> _PROVIDED RECORDS_
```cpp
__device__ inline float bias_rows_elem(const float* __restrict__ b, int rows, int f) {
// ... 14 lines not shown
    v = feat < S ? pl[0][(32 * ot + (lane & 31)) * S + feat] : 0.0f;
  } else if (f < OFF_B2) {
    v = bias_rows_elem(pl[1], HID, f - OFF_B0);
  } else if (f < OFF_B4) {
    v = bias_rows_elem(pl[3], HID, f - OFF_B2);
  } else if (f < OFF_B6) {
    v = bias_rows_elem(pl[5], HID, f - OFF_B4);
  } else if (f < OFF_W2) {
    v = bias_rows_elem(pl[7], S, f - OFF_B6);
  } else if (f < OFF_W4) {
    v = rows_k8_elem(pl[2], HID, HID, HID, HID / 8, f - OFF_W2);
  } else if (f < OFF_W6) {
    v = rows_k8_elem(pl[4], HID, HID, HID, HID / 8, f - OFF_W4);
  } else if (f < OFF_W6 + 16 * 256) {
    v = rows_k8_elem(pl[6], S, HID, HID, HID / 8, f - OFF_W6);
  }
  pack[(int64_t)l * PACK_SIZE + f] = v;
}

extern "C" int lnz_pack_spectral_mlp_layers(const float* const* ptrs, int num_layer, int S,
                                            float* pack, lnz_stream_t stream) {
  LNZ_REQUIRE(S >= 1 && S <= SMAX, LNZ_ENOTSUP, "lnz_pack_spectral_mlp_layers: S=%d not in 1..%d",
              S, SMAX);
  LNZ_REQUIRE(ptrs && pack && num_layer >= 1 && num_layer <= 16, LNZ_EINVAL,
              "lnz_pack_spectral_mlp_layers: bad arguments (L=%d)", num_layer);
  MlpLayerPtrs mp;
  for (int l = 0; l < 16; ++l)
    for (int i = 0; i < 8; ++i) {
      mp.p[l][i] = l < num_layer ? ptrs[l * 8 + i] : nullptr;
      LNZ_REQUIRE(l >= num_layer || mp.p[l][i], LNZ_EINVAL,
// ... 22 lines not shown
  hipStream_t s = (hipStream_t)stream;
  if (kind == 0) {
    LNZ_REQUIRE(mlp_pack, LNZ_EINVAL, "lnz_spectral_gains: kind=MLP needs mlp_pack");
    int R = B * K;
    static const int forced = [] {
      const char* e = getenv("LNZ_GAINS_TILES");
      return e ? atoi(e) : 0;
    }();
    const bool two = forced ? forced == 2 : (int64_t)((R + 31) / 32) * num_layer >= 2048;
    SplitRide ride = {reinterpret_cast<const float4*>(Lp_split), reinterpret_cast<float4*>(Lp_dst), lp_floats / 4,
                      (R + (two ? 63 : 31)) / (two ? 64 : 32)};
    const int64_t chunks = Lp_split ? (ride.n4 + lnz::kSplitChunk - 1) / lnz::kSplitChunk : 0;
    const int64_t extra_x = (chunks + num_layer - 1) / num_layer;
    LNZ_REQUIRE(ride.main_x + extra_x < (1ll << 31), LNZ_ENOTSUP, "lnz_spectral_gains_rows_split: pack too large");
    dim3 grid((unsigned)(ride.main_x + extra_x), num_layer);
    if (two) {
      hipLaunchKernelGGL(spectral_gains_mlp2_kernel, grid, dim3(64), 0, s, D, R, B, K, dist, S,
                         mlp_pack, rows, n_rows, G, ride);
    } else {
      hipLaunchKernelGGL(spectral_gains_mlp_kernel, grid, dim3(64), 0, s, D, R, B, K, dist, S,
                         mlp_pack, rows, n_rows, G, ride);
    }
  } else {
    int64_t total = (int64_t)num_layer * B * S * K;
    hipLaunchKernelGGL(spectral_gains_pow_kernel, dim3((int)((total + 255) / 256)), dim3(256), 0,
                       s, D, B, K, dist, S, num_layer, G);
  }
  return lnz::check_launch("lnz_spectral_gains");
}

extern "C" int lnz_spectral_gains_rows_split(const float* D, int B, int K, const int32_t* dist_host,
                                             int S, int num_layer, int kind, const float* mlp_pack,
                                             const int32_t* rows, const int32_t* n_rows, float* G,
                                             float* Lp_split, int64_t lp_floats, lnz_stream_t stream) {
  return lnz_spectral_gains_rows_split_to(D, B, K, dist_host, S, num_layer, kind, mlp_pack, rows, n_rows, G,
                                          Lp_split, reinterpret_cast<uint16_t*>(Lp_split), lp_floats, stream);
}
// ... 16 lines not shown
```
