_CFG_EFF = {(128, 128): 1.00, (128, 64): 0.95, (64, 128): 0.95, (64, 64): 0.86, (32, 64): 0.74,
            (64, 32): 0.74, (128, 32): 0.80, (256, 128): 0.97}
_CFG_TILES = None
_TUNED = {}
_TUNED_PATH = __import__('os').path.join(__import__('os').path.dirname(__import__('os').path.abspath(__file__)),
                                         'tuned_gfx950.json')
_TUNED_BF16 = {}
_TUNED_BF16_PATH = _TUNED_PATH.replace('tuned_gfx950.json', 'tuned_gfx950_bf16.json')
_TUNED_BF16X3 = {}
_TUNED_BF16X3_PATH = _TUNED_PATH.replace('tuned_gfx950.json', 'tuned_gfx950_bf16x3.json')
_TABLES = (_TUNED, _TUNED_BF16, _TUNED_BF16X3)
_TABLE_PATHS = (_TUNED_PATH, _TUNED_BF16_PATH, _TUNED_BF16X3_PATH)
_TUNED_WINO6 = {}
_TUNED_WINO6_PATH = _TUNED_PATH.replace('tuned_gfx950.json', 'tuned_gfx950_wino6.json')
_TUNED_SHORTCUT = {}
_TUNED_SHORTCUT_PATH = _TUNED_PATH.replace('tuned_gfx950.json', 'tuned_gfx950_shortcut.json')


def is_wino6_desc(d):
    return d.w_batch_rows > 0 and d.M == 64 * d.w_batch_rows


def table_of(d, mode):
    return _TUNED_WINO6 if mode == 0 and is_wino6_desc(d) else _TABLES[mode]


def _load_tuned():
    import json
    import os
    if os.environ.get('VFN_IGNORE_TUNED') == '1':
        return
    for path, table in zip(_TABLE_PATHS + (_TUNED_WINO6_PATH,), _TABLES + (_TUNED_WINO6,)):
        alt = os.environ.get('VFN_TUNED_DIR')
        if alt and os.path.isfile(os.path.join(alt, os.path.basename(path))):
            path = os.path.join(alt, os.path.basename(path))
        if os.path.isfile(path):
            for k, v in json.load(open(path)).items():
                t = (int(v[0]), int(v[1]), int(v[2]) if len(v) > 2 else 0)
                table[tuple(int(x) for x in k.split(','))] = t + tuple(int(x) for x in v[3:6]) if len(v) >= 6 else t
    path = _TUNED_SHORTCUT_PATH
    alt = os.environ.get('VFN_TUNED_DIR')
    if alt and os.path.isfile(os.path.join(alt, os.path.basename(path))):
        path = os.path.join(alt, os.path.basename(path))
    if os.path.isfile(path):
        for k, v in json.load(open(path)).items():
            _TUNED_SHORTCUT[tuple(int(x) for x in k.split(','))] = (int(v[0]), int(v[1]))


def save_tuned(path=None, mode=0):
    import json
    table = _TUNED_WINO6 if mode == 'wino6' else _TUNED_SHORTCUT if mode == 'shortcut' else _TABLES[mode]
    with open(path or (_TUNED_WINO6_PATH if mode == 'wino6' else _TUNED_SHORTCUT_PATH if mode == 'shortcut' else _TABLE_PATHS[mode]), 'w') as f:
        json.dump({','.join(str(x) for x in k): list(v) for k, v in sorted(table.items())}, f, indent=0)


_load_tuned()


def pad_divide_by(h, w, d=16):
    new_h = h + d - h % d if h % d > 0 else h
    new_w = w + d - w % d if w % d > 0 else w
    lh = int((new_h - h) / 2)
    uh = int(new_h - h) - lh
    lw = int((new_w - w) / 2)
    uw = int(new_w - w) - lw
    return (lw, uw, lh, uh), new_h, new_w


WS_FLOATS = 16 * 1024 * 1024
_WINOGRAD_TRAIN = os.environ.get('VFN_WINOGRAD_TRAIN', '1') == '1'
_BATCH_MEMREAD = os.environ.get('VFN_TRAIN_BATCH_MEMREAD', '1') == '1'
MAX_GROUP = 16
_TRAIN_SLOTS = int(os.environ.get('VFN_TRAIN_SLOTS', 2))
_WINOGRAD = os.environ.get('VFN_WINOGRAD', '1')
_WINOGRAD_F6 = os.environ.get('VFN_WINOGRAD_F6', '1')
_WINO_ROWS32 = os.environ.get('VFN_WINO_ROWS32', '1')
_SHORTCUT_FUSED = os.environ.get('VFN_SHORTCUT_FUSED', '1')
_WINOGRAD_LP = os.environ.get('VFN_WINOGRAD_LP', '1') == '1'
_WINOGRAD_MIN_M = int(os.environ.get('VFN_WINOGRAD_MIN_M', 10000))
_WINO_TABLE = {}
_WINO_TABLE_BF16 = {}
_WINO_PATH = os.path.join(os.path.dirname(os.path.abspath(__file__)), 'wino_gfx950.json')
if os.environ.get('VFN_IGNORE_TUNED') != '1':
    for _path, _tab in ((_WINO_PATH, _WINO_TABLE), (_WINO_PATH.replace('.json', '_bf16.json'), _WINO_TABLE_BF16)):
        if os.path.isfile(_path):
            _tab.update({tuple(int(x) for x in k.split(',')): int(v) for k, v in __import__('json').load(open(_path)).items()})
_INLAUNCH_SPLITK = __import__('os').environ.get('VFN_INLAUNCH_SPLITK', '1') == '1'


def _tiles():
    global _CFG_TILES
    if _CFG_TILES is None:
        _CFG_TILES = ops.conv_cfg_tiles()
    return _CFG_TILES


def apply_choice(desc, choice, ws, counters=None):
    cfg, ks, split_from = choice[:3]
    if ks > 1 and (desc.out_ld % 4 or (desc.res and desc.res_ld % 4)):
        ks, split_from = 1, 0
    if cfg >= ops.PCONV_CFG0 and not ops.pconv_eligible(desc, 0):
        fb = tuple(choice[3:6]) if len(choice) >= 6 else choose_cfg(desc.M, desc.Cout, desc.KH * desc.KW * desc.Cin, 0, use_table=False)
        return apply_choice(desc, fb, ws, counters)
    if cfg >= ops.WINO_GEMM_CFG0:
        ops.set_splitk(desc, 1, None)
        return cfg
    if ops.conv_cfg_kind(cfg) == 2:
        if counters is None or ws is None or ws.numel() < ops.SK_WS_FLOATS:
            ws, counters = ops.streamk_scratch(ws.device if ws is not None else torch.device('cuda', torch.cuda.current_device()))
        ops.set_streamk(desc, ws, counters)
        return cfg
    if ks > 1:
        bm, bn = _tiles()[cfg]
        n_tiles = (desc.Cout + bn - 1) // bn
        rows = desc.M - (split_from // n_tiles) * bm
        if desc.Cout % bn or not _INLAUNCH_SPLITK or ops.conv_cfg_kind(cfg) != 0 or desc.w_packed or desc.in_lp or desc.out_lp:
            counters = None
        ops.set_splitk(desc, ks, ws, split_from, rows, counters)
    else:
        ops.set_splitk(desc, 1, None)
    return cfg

> _WHAT YOU SHOULD DO_
Every line in the listing above that mentions "lines" should be returned.

> _RESPONSE BELOW_
// ... 14 lines not shown
// ... 22 lines not shown
// ... 16 lines not shown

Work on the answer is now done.